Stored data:
####################

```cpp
struct LqPark {
  static constexpr int per_lane = 256, size = 4 * per_lane;
  static constexpr int n_feet = LEGJ_FEET, n_vj = 206, n_row = 212, n_fr0 = 215, n_ns0 = 218, n_rm0 = 227, n_fr1 = 232, n_ns1 = 235, n_rm1 = 244, n_end = 249;
  static constexpr int trip_max = 16;
  static constexpr int n_tab0 = 192;
  static constexpr int stash_pt = 39 * trip_max;
  static constexpr int sncs = 0, feet = 512, jc_tab = 896;
  static constexpr int hand = 0;
  static constexpr int ns_dest(int pt, int j) {
    if (j < 6) return LqLds::fv + 12 + 6 * pt + j;
    if (j < 18) return (pt == 0 ? LqLds::fv : LqLds::xe) + (j - 6);
    if (j < 33) return LqLds::LV + pt * LqLds::LVP + (j - 18);
    return LqLds::xe + 12 + 3 * pt + (j - 33);
  }
  static constexpr int dest(int n, int e) {
    if (n < n_vj) return (n < n_feet && n % LEGJ_STRIDE == LEGJ_MS && n >= n_tab0) ? -1 : LqLds::LJ + e * LEGJ_SIZE + n;
    if (n < n_row) return LqLds::LV + (e >> 1) * LqLds::LVP + 15 + 6 * (e & 1) + (n - n_vj);
    if (n < n_fr0) return LqLds::rowval + 3 * e + (n - n_row);
    if (n < n_ns0) return LqLds::CDt + 72 + 3 * e + (n - n_fr0);
    if (n < n_rm0) return ns_dest(0, 9 * e + (n - n_ns0));
    if (n < n_fr1) return (e >> 1) == 0 ? LqLds::LJ + e * LEGJ_SIZE + (n - n_rm0) * LEGJ_STRIDE + LEGJ_MS : -1;
    if (n < n_ns1) return LqLds::CDt + 72 + 12 + 3 * e + (n - n_fr1);
    if (n < n_rm1) return ns_dest(1, 9 * e + (n - n_ns1));
    if (n < n_end) return (e >> 1) == 1 ? LqLds::LJ + e * LEGJ_SIZE + (n - n_rm1) * LEGJ_STRIDE + LEGJ_MS : -1;
    return -1;
  }
};
struct LqParkTab { int d[LqPark::per_lane - LqPark::n_tab0][4]; };
constexpr LqParkTab lq_park_tab() {
  LqParkTab t{};
  for (int n = LqPark::n_tab0; n < LqPark::per_lane; ++n)
    for (int e = 0; e < 4; ++e) t.d[n - LqPark::n_tab0][e] = LqPark::dest(n, e);
  return t;
}
static_assert(LqPark::jc_tab + 160 <= LqLds::total && 2 * LqPark::stash_pt <= LqLds::total && LqPark::hand + 36 * LqPark::trip_max <= LqPark::stash_pt,
              "the value phase's LDS lives in the node's");
static_assert(LqPark::n_tab0 % 4 == 0 && LqPark::n_tab0 <= LqPark::n_feet && LqPark::n_tab0 / 4 * 8 % 64 == 0, "whole rounds of the read-back go to the leg blocks");
static_assert(LqPark::per_lane % 8 == 0 && LEGJ_STRIDE % 8 == 0 && LEGJ_FEET % 8 == 0, "entries leave eight at a time");
#if defined(__HIP_DEVICE_COMPILE__)
static_assert(LqLds::SC == LqLds::fv + 12, "the sin / cos pairs sit in the second half of fv");
__device__ const LqParkTab kLqParkTab = lq_park_tab();
struct LqTrip {
  double* lds;
  double* park;
  int tlen, nt, lane;
  int dbg;
};
#if defined(HB_ABLATE) && defined(HB_LQV_TRACE)
#define HB_LQV_MARK(tr, i) if ((tr).dbg == form::LQT_TRACE && blockIdx.x == 1000 && (tr).lane == 0) reinterpret_cast<long long*>((tr).lds + LqLds::total - 24)[i] = __builtin_readcyclecounter();
#else
#define HB_LQV_MARK(tr, i)
#endif
__device__ __forceinline__ void lq_wave_order() {
  __builtin_amdgcn_fence(__ATOMIC_ACQ_REL, "wavefront");
  __builtin_amdgcn_wave_barrier();
}
__device__ __forceinline__ void lq_park_out(const LqTrip& tr, int n0, const double* v8) {
  typedef double d2 __attribute__((ext_vector_type(2)));
  int lane = tr.lane;
  asm volatile("" : "+v"(lane));
  lane &= 63;
  const int t = lane >> 2, e = lane & 3;
  if (t < tr.nt && !(HB_ABLATE_ON && tr.dbg == form::LQT_PARK_NOTHING)) {
    double* line = tr.park + (size_t(n0 >> 2) * tr.tlen + t) * 16 + 2 * e;
#pragma unroll
    for (int i = 0; i < 8; i += 2) {
      d2 x;
      x.x = v8[i]; x.y = v8[i + 1];
      *reinterpret_cast<d2*>(line + (size_t(i >> 2) * tr.tlen * 16) + ((i & 3) >> 1) * 8) = x;
    }
  }
}
__device__ __forceinline__ void lq_trip_stage_constants(const DevModel& M, double* lds, int lane) {
  for (int i = lane; i < 160; i += 64) {
    const int j = i >> 4, c = i & 15, b = j + 1;
    lds[LqPark::jc_tab + i] = c < 3 ? M.axis[j][c] : (c < 6 ? M.origin[j][c - 3] : (c < 9 ? M.com[b][c - 6] : (c < 15 ? M.inertia[b][c - 9] : M.mass[b])));
  }
}
__device__ __forceinline__ void lq_trip_leg_pass(const LqTrip& tr, const DevModel& M, int leg, double dts, const double* xk, const double* uk, double* val) {
  const double* jct = tr.lds + LqPark::jc_tab + leg * 80;
  double* sncs = tr.lds + LqPark::sncs + 8 * tr.lane - 2;
  double* pfl = tr.lds + LqPark::feet + 6 * tr.lane;
  const int j0 = 5 * leg;
  double qa[5], qr[5];
#pragma unroll
  for (int k = 0; k < 5; ++k) { qr[k] = uk[12 + j0 + k]; qa[k] = xk[12 + j0 + k] + dts * qr[k]; }
  auto pick = [](const double* v, int k) { return k == 0 ? v[0] : (k == 1 ? v[1] : (k == 2 ? v[2] : (k == 3 ? v[3] : v[4]))); };
  Mat3<double> R = Mat3<double>::identity();
  Vec3<double> op, om, w;
  HB_LQV_MARK(tr, 1)
#pragma unroll 1
  for (int k = 0; k < 5; ++k) {
    const double* jc = jct + 16 * k;
    const double ax[3] = {jc[0], jc[1], jc[2]};
    const Vec3<double> o = op + R * Vec3<double>(jc[3], jc[4], jc[5]);
    const Vec3<double> a = R * Vec3<double>(ax[0], ax[1], ax[2]);
    const double qd = pick(qr, k);
    om = om + qd * a;
    w = w + qd * cross(a, o);
    double sk, ck;
    sincos_bounded(pick(qa, k), sk, ck);
    if (k > 0) { sncs[2 * k] = sk; sncs[2 * k + 1] = ck; }
    R = R * axis_rot_sc<double>(ax, sk, ck);
    op = o;
  }
  if (HB_ABLATE_ON && tr.dbg == form::LQT_VALUES_FWD) return;
  HB_LQV_MARK(tr, 2)
#pragma unroll
  for (int f = 0; f < 2; ++f) {
    const int ci = leg + 2 * f;
    st3(pfl + 3 * f, op + R * Vec3<double>(M.contact_offset[ci][0], M.contact_offset[ci][1], M.contact_offset[ci][2]));
  }
  double ms = 0.0;
  Vec3<double> mc, lin, ang, vj[2];
  Sym3<double> IO;
#pragma unroll 1
  for (int k = 4; k >= 0; --k) {
    const double* jc = jct + 16 * k;
    const double ax[3] = {jc[0], jc[1], jc[2]};
    const Vec3<double> o = op;
    const Vec3<double> a = R * Vec3<double>(ax[0], ax[1], ax[2]);
    const double mb = jc[15];
    const Vec3<double> c = o + R * Vec3<double>(jc[6], jc[7], jc[8]);
    const double in[6] = {jc[9], jc[10], jc[11], jc[12], jc[13], jc[14]};
    ms += mb;
    mc = mc + mb * c;
    IO = IO + (rotate_inertia<double>(R, in) + point_inertia<double>(mb, c));
    const Vec3<double> l = cross(a, mc - ms * o);
    const Vec3<double> L = IO * a - cross(mc, cross(a, o));
    const double qd = pick(qr, k);
    lin = lin + qd * l;
// ... 320 lines not shown
```

### hunter_bipedal_control_amd/csrc/hb_math.hpp

```cpp
#pragma once
#include <math.h>

#if defined(__HIPCC__)
#include <hip/hip_runtime.h>
#define HB_HD __host__ __device__ __forceinline__
#else
#define HB_HD inline
#endif

#include "hb_forms.hpp"
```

####################

Look through the data and gather every line with the string "cross" in it.

    w = w + qd * cross(a, o);
    const Vec3<double> l = cross(a, mc - ms * o);
    const Vec3<double> L = IO * a - cross(mc, cross(a, o));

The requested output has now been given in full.